---
title: "10. Scaling Up with Parallel Processing"
output: rmarkdown::html_vignette
vignette: >
  %\VignetteIndexEntry{10. Scaling Up with Parallel Processing}
  %\VignetteEngine{knitr::rmarkdown}
  %\VignetteEncoding{UTF-8}
---

```{r, include = FALSE}
knitr::opts_chunk$set(
  collapse = TRUE,
  comment = "#>",
  fig.width = 7,
  fig.height = 5
)
```

## Introduction

The Double Super Learner is an incredibly powerful statistical framework, but it is computationally demanding. If you define 5 base algorithms and use 10-fold cross-validation, `SuperSurv` has to fit a minimum of 50 separate machine learning models just for the Event ensemble, plus another set for the Censoring ensemble!



By default, R executes these models sequentially (one after the other). However, `SuperSurv` natively supports parallel processing using the modern `future` and `future.apply` ecosystem. This allows you to distribute the cross-validation folds across multiple CPU cores, dramatically reducing computation time.

## 1. Prerequisites

To use parallel processing, you need to have the `future` and `future.apply` packages installed. 

```{r eval=FALSE}
install.packages(c("future", "future.apply"))
```

## 2. Setting Up the Parallel Environment

`SuperSurv` relies on you to define your parallel "plan" before running the function. This gives you complete control over how many resources the package is allowed to consume.

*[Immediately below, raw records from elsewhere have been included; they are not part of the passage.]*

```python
def _build_to(LIB: str, verbose: bool) -> str:
    hipcc = shutil.which('hipcc') or '/opt/rocm/bin/hipcc'
    if not os.path.exists(hipcc):
        raise RuntimeError('hipcc not found: cannot build libcocr_hip.so')
    os.makedirs(LIB_DIR, exist_ok=True)
    src_hash = source_hash()
    obj_dir = os.path.join(LIB_DIR, 'obj', src_hash)
    os.makedirs(obj_dir, exist_ok=True)
    flags = [f'--offload-arch={ARCH}', '-O3', '-std=c++17', '-fPIC', '-fno-gpu-rdc', '-mllvm', '-amdgpu-mfma-vgpr-form',
             '-Wall', '-Wno-unused-function', f'-DCOCR_SRC_HASH="{src_hash}"', '-I', INCLUDE]
    flags[0:0] = os.environ.get('COCR_HIPCC_FLAGS', '').split()
    units = [f for f in sorted(os.listdir(CSRC)) if f.endswith('.hip')]
    objs = [os.path.join(obj_dir, u[:-4] + '.o') for u in units]
    jobs = [([hipcc] + flags + ['-c', os.path.join(CSRC, u), '-o', o], verbose) for u, o in zip(units, objs)]
    from concurrent.futures import ThreadPoolExecutor
    with ThreadPoolExecutor(max_workers=min(len(jobs), os.cpu_count() or 1)) as pool:
        list(pool.map(_compile, jobs))
    link = [hipcc, f'--offload-arch={ARCH}', '-shared', '-fPIC', '-fno-gpu-rdc'] + objs + ['-o', LIB + '.tmp']
    if verbose:
        print(' '.join(link), flush=True)
    subprocess.check_call(link)
    os.replace(LIB + '.tmp', LIB)
    with open(LIB + '.srchash.tmp', 'w') as fp:
        fp.write(src_hash + '\n')
    os.replace(LIB + '.srchash.tmp', LIB + '.srchash')
    for d in os.listdir(os.path.join(LIB_DIR, 'obj')):
# ... 9 lines not shown
```

### conformer_ocr_amd/csrc/attention.hip.h

```cpp
#pragma once
#include "common.hip.h"

__device__ __forceinline__ int xcd_remap_i(int bid, int nwg) {
    const int q = nwg >> 3, r = nwg & 7, xcd = bid & 7;
    return (xcd < r ? xcd * (q + 1) : r * (q + 1) + (xcd - r) * q) + (bid >> 3);
}

__device__ __forceinline__ float max3_f(float a, float b, float c) {
    float r;
    asm("v_max3_f32 %0, %1, %2, %3" : "=v"(r) : "v"(a), "v"(b), "v"(c));
    return r;
}

#define COCR_MFMA_WAIT "s_nop 7\n\ts_nop 7\n\ts_nop 3"
__device__ __forceinline__ void mfma_results_fence(f32x4 (&a)[4]) { asm volatile(COCR_MFMA_WAIT : "+v"(a[0]), "+v"(a[1]), "+v"(a[2]), "+v"(a[3])); }
__device__ __forceinline__ void mfma_results_fence(f32x4 (&a)[4], f32x4 (&b)[4]) {
    asm volatile(COCR_MFMA_WAIT : "+v"(a[0]), "+v"(a[1]), "+v"(a[2]), "+v"(a[3]), "+v"(b[0]), "+v"(b[1]), "+v"(b[2]), "+v"(b[3]));
}
__device__ __forceinline__ void mfma_results_fence(f32x4 (&a)[4], f32x4 (&b)[4], f32x4 (&c)[4]) {
    asm volatile(COCR_MFMA_WAIT : "+v"(a[0]), "+v"(a[1]), "+v"(a[2]), "+v"(a[3]), "+v"(b[0]), "+v"(b[1]), "+v"(b[2]), "+v"(b[3]), "+v"(c[0]), "+v"(c[1]), "+v"(c[2]),
                 "+v"(c[3]));
}

#ifndef COCR_ATT_EXP
// ... 421 lines not shown
constexpr int AF_SK = 20;
#ifndef COCR_AF_TWOPART
#define COCR_AF_TWOPART 1
#endif
constexpr int AF_WAVES = 8;
constexpr int AF_SROWS = 32;
constexpr size_t AF_LDS = (size_t)(2 * AF_TK + 16 * AF_QT + AF_TK) * 128 + AF_WAVES * AF_SROWS * AF_SK * sizeof(float);
static_assert(AF_LDS <= 160 * 1024, "LDS of the resident attention kernel");

struct AttnFullState {
    bf16x8 qu[2][2], qv[2][2];
    f32x4 o[2][4], osum[2];
    float m_run[2];
};

template <int NT>
__device__ __forceinline__ void attn_full_tiles(const unsigned char *ks, const unsigned char *vs, const unsigned char *ps, float *sk,
                                                AttnFullState &st, int lb_first, int Tn, int Tk, int kg0, int lane, bool sync_after_first = false) {
    typedef bf16_t T;
    constexpr int KC = 2, DT = 4, RS = 128;
    const int il = lane & 15, g = lane >> 4;
    const int fo0 = ((g ^ (il & 7)) << 4), fo1 = (((4 + g) ^ (il & 7)) << 4);
    auto &qu = st.qu;
    auto &qv = st.qv;
    auto &o = st.o;
    auto &osum = st.osum;
    auto &m_run = st.m_run;
    bf16x8 ones;
#pragma unroll
    for (int j = 0; j < 8; ++j) ones[j] = il == 0 ? (T)1.0f : (T)0.0f;
// ... 83 lines not shown
#pragma unroll
        for (int t = 0; t < NT; ++t) { const float x = __shfl_xor(tmax[t], 16, 64); tmax[t] = max3_f(tmax[t], x, x); }
#pragma unroll
        for (int t = 0; t < NT; ++t) { const float x = __shfl_xor(tmax[t], 32, 64); tmax[t] = max3_f(tmax[t], x, x); }
        constexpr float LAZY = 8.0f;
        bool need[NT], any = first_tile;
#pragma unroll
        for (int t = 0; t < NT; ++t) { need[t] = first_tile || __builtin_amdgcn_ballot_w64(tmax[t] > LAZY) != 0; any = any || need[t]; }
        if (any) {
#pragma unroll
            for (int t = 0; t < NT; ++t) {
                const float delta = first_tile ? tmax[t] : (need[t] ? fmaxf(tmax[t], 0.f) : 0.f);
                const float alpha = first_tile ? 1.0f : __builtin_amdgcn_exp2f(-delta);
                m_run[t] = first_tile ? tmax[t] : m_run[t] + delta;
#pragma unroll
                for (int r = 0; r < 4; ++r) osum[t][r] *= alpha;
#pragma unroll
                for (int d = 0; d < DT; ++d)
#pragma unroll
                    for (int r = 0; r < 4; ++r) o[t][d][r] *= alpha;
#pragma unroll
                for (int tt = 0; tt < 4; ++tt)
#pragma unroll
                    for (int r = 0; r < 4; ++r) sc[t][tt][r] -= delta;
            }
        }
#pragma unroll
        for (int t = 0; t < NT; ++t) {
#pragma unroll
            for (int tt = 0; tt < 4; ++tt)
#pragma unroll
                for (int r = 0; r < 4; ++r) pb[t][tt >> 1][4 * (tt & 1) + r] = (T)__builtin_amdgcn_exp2f(sc[t][tt][r]);
            osum[t] = mma16(ones, pb[t][0], osum[t]);
            osum[t] = mma16(ones, pb[t][1], osum[t]);
        }
#pragma unroll
        for (int d = 0; d < DT; ++d) {
            const bf16x8 v0 = load_vt_frag<true>(vs, RS, j0, d, il, g, T()), v1 = load_vt_frag<true>(vs, RS, j0 + 32, d, il, g, T());
#pragma unroll
// ... 146 lines not shown
```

```{r parallel-setup, message=FALSE, warning=FALSE, eval=FALSE}
library(SuperSurv)
library(future)
library(survival)

data("metabric", package = "SuperSurv")

# 1. Define the parallel plan
# 'multisession' opens background R sessions. 
# We tell it to use 4 CPU cores (workers).
plan(multisession, workers = 4)
```

## 3. Running SuperSurv in Parallel

Once the `plan` is set, simply add `parallel = TRUE` to your `SuperSurv` call. The internal cross-validation loop will automatically detect your workers and distribute the folds simultaneously.

```{r run-parallel, eval=FALSE}
X <- metabric[, grep("^x", names(metabric))]
new.times <- seq(50, 200, by = 25)

# 2. Run the model with parallel = TRUE
fit_parallel <- SuperSurv(
  time = metabric$duration,
  event = metabric$event,
  X = X,
  newX = X,
  new.times = new.times,
  event.library = c("surv.coxph", "surv.weibull", "surv.rfsrc"),
  cens.library = c("surv.coxph"),
  parallel = TRUE,     # <--- The magic argument
  nFolds = 5
)
```

## 4. Closing the Environment

It is a best practice to close the background workers and return to standard, sequential processing once your intensive models are finished fitting. This frees up memory on your machine.

```{r close-parallel, eval=FALSE}
# 3. Return to sequential processing
plan(sequential)
```

## A Note on Mathematical Reproducibility

In standard parallel processing, random number generation (used heavily in cross-validation splits and Random Forests) can become disorganized, leading to results that change slightly every time you run the code. 

`SuperSurv` handles this safely under the hood. When `parallel = TRUE`, the package automatically invokes `future.seed = TRUE`, ensuring that your parallelized ensemble yields the exact same mathematically reproducible results as your sequential ensemble, just much faster!